专家无需独占:面向视觉-语言-动作学习的行动专用专家混合模型
Expertise need not monopolize: Action-Specialized Mixture of Experts for Vision-Language-Action Learning
October 16, 2025
作者: Weijie Shen, Yitian Liu, Yuhao Wu, Zhixuan Liang, Sijia Gu, Dehui Wang, Tian Nian, Lei Xu, Yusen Qin, Jiangmiao Pang, Xinping Guan, Xiaokang Yang, Yao Mu
cs.AI
摘要
视觉-语言-动作(VLA)模型正经历快速发展,并在机器人操控任务中展现出显著潜力。然而,扩展VLA模型面临几大关键挑战:(1)从头训练新的VLA模型需要大量计算资源和广泛数据集。鉴于当前机器人数据的稀缺性,在扩展过程中充分利用预训练良好的VLA模型权重显得尤为重要。(2)实时控制要求精细平衡模型容量与计算效率。为应对这些挑战,我们提出了AdaMoE,一种继承自密集VLA模型预训练权重的专家混合(MoE)架构,并通过将前馈层替换为稀疏激活的MoE层来扩展动作专家。AdaMoE采用了解耦技术,通过独立的比例适配器与传统路由器协同工作,将专家选择与专家权重分配解耦。

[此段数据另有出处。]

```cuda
__device__ __forceinline__ u64 reduce128_lazy(u64 lo, u64 hi) {
    u32 l0 = (u32)lo, l1 = (u32)(lo >> 32), hl = (u32)hi, hh = (u32)(hi >> 32), r0, r1;
    asm("{\n\t"
        ".reg .u32 m, k, t0, t1;\n\t"
        "sub.cc.u32 %0, %2, %5;\n\t"
        "subc.cc.u32 %1, %3, 0;\n\t"
        "subc.u32 m, 0, 0;\n\t"
        "sub.cc.u32 %0, %0, m;\n\t"
        "subc.u32 %1, %1, 0;\n\t"
        "sub.cc.u32 t0, 0, %4;\n\t"
        "subc.u32 t1, %4, 0;\n\t"
        "add.cc.u32 %0, %0, t0;\n\t"
        "addc.cc.u32 %1, %1, t1;\n\t"
        "addc.u32 k, 0, 0;\n\t"
        "neg.s32 k, k;\n\t"
        "add.cc.u32 %0, %0, k;\n\t"
        "addc.u32 %1, %1, 0;\n\t"
        "}"
        : "=&r"(r0), "=&r"(r1)
        : "r"(l0), "r"(l1), "r"(hl), "r"(hh));
    return pack(r0, r1);
}
namespace gf {
__device__ __forceinline__ u64 reduce128(u64 lo, u64 hi);
}
__device__ __forceinline__ u64 mul(u64 a, u64 b) {
    unsigned __int128 pr = (unsigned __int128)a * b;
    return gf::reduce128((u64)pr, (u64)(pr >> 64));
}
__device__ __forceinline__ u64 mul_lazy(u64 a, u64 b) { return reduce128_lazy(a * b, __umul64hi(a, b)); }
__device__ __forceinline__ u64 sqr(u64 a) { return mul(a, a); }

__device__ __forceinline__ u64 pow(u64 a, u64 e) {
    u64 acc = 1;
    while (e) {
        if (e & 1) acc = mul(acc, a);
        a = sqr(a);
        e >>= 1;
    }
    return acc;
}
__device__ __forceinline__ u64 inv(u64 a) { return pow(a, GLD_P - 2); }
__device__ __forceinline__ u64 halve(u64 a) { return (a & 1) ? (a >> 1) + (GLD_P >> 1) + 1 : a >> 1; }

namespace gf {
__device__ __forceinline__ u64 sub(u64 a, u64 b) { return sub_lazy(a, b); }
__device__ __forceinline__ u64 add(u64 a, u64 b) { return sub_lazy(a, GLD_P - b); }
__device__ __forceinline__ u64 reduce128(u64 lo, u64 hi) {
    u32 l0 = (u32)lo, l1 = (u32)(lo >> 32), h0 = (u32)hi, h1 = (u32)(hi >> 32);
    u64 r;
    asm("{\n\t"
        ".reg .u32 t0, t1, m, k, z, r0, r1;\n\t"
        ".reg .u64 rr;\n\t"
        "sub.cc.u32 t0, %1, %4;\n\t"
        "subc.cc.u32 t1, %2, 0;\n\t"
        "subc.u32 m, 0, 0;\n\t"
        "sub.cc.u32 t0, t0, m;\n\t"
        "subc.u32 t1, t1, 0;\n\t"
        "mad.lo.cc.u32 r0, %3, 0xffffffff, t0;\n\t"
        "madc.hi.cc.u32 r1, %3, 0xffffffff, t1;\n\t"
        "addc.u32 k, 0, 0;\n\t"
        "mov.b64 rr, {r0, r1};\n\t"
        "mad.wide.u32 rr, k, 0xffffffff, rr;\n\t"
        "mov.b64 {r0, r1}, rr;\n\t"
        "add.cc.u32 z, r0, 0xffffffff;\n\t"
        "addc.cc.u32 z, r1, 0;\n\t"
        "addc.u32 k, 0, 0;\n\t"
        "mad.wide.u32 %0, k, 0xffffffff, rr;\n\t"
        "}"
        : "=l"(r)
        : "r"(l0), "r"(l1), "r"(h0), "r"(h1));
    return r;
}
__device__ __forceinline__ u64 mul(u64 a, u64 b) {
    unsigned __int128 pr = (unsigned __int128)a * b;
// ... 36 lines not shown
        "mad.lo.cc.u32 %1, %5, %8, %1;\n\t"
        "madc.hi.cc.u32 %2, %5, %8, %2;\n\t"
        "addc.cc.u32 %3, %3, 0;\n\t"
        "addc.u32 %4, %4, 0;\n\t"
        "mad.lo.cc.u32 %1, %6, %7, %1;\n\t"
        "madc.hi.cc.u32 %2, %6, %7, %2;\n\t"
        "addc.cc.u32 %3, %3, 0;\n\t"
        "addc.u32 %4, %4, 0;\n\t"
        "}"
        : "+r"(s.l0), "+r"(s.l1), "+r"(s.l2), "+r"(s.l3), "+r"(s.l4)
        : "r"(a0), "r"(a1), "r"(b0), "r"(b1));
}
__device__ __forceinline__ u64 acc_reduce(const Acc160& s) {
    u64 r = gf::reduce128(pack(s.l0, s.l1), pack(s.l2, s.l3));
    return sub_lazy(r, (u64)s.l4 << 32);
}

struct e2 {
    u64 a, b;
};
__device__ __forceinline__ e2 e2_make(u64 a, u64 b) { e2 r; r.a = a; r.b = b; return r; }
__device__ __forceinline__ e2 e2_add(e2 x, e2 y) { return e2_make(add(x.a, y.a), add(x.b, y.b)); }
__device__ __forceinline__ e2 e2_sub(e2 x, e2 y) { return e2_make(sub(x.a, y.a), sub(x.b, y.b)); }
__device__ __forceinline__ u64 mul7(u64 x) {
    u64 x2 = add(x, x), x4 = add(x2, x2);
    return sub(add(x4, x4), x);
}
__device__ __forceinline__ e2 e2_mul(e2 x, e2 y) {
    u64 v0 = mul(x.a, y.a), v1 = mul(x.b, y.b);
    u64 cross = sub(sub(mul(add(x.a, x.b), add(y.a, y.b)), v0), v1);
    return e2_make(add(v0, mul7(v1)), cross);
}
__device__ __forceinline__ e2 e2_mul_base(e2 x, u64 s) { return e2_make(mul(x.a, s), mul(x.b, s)); }
__device__ __forceinline__ e2 e2_inv(e2 x) {
    u64 norm = sub(sqr(x.a), mul7(sqr(x.b)));
    u64 ni = inv(norm);
    return e2_make(mul(x.a, ni), mul(neg(x.b), ni));
}

struct PowTable {
    const u64* lo;
    const u64* hi;
    u32 h1;
};
__device__ __forceinline__ u64 pow_lookup(const PowTable& t, u64 e) {
    return mul(__ldg(t.hi + (e >> t.h1)), __ldg(t.lo + (e & ((1ull << t.h1) - 1))));
}

__device__ __forceinline__ u32 rev_bits(u32 x, u32 bits) { return bits ? (__brev(x) >> (32 - bits)) : 0u; }

}
```

multi_stark_b200/csrc/quotient.cu:

```cuda
#include "capi_common.hpp"
#include <cstdio>
#include <cstdlib>
#include "../host/blake3_host.hpp"
#include <cstring>
#include "mmcs.hpp"
#include "lowering.hpp"
#include <algorithm>
#include <cstring>

namespace msg {

}

struct msgpu_program {
    msg::Ctx* ctx = nullptr;
    msg::Instr* d_full = nullptr;
    msg::Instr* d_prefix = nullptr;
    u32 n_full = 0, n_prefix = 0, slots_full = 0, slots_prefix = 0;
    u32 n_zeros = 0, n_lookups = 0, n_args = 0;
    u32* d_zero_slots = nullptr;
    u32 *d_mult_full = nullptr, *d_args_full = nullptr;
    u32 *d_mult_prefix = nullptr, *d_args_prefix = nullptr;
    u32* d_arg_off = nullptr;
    u32 pre_width = 0, main_width = 0, stage2_width = 0;
    std::vector<void*> owned;
};

namespace msg {

__device__ __forceinline__ gl::e2 e2_mul_k(gl::e2 x, gl::e2 y) { return gl::e2_mul(x, y); }

__device__ __forceinline__ u64 fp_inv(u64 x) {
    auto sqn = [](u64 v, int n) { for (int i = 0; i < n; i++) v = gl::mul(v, v); return v; };
    u64 t2 = gl::mul(sqn(x, 1), x);
    u64 t4 = gl::mul(sqn(t2, 2), t2);
    u64 t8 = gl::mul(sqn(t4, 4), t4);
    u64 t16 = gl::mul(sqn(t8, 8), t8);
    u64 t24 = gl::mul(sqn(t16, 8), t8);
    u64 t28 = gl::mul(sqn(t24, 4), t4);
    u64 t30 = gl::mul(sqn(t28, 2), t2);
    u64 t31 = gl::mul(sqn(t30, 1), x);
    u64 a = sqn(t31, 1);
    u64 b = gl::mul(a, x);
    return gl::mul(sqn(a, 32), b);
}
__device__ __forceinline__ gl::e2 e2_inverse(gl::e2 x) {
    u64 norm = gl::sub(gl::sqr(x.a), gl::mul7(gl::sqr(x.b)));
    u64 ni = fp_inv(norm);
    return gl::e2_make(gl::mul(x.a, ni), gl::mul(gl::neg(x.b), ni));
}

struct RowCtx {
    const u64* rows[3][2];
    const u64* publics;
    u64 first, last, trans;
};
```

这使得专家能基于任务相关性被选择,同时以独立控制的权重贡献,实现专家协作而非赢家通吃的动态。我们的方法证明,专家能力无需独占,通过协作利用专家,我们能在保持计算效率的同时实现更优性能。AdaMoE在关键基准测试中持续超越基线模型,在LIBERO上提升1.8%,在RoboTwin上提升9.3%。最重要的是,现实世界实验中21.5%的显著改进验证了其在机器人操控任务中的实际有效性。
English
Vision-Language-Action (VLA) models are experiencing rapid development and
demonstrating promising capabilities in robotic manipulation tasks. However,
scaling up VLA models presents several critical challenges: (1) Training new
VLA models from scratch demands substantial computational resources and
extensive datasets. Given the current scarcity of robot data, it becomes
particularly valuable to fully leverage well-pretrained VLA model weights
during the scaling process. (2) Real-time control requires carefully balancing
model capacity with computational efficiency. To address these challenges, We
propose AdaMoE, a Mixture-of-Experts (MoE) architecture that inherits
pretrained weights from dense VLA models, and scales up the action expert by
substituting the feedforward layers into sparsely activated MoE layers. AdaMoE
employs a decoupling technique that decouples expert selection from expert
weighting through an independent scale adapter working alongside the
traditional router. This enables experts to be selected based on task relevance
while contributing with independently controlled weights, allowing
collaborative expert utilization rather than winner-takes-all dynamics. Our
approach demonstrates that expertise need not monopolize. Instead, through
collaborative expert utilization, we can achieve superior performance while
maintaining computational efficiency. AdaMoE consistently outperforms the
baseline model across key benchmarks, delivering performance gains of 1.8% on
LIBERO and 9.3% on RoboTwin. Most importantly, a substantial 21.5% improvement
in real-world experiments validates its practical effectiveness for robotic
manipulation tasks.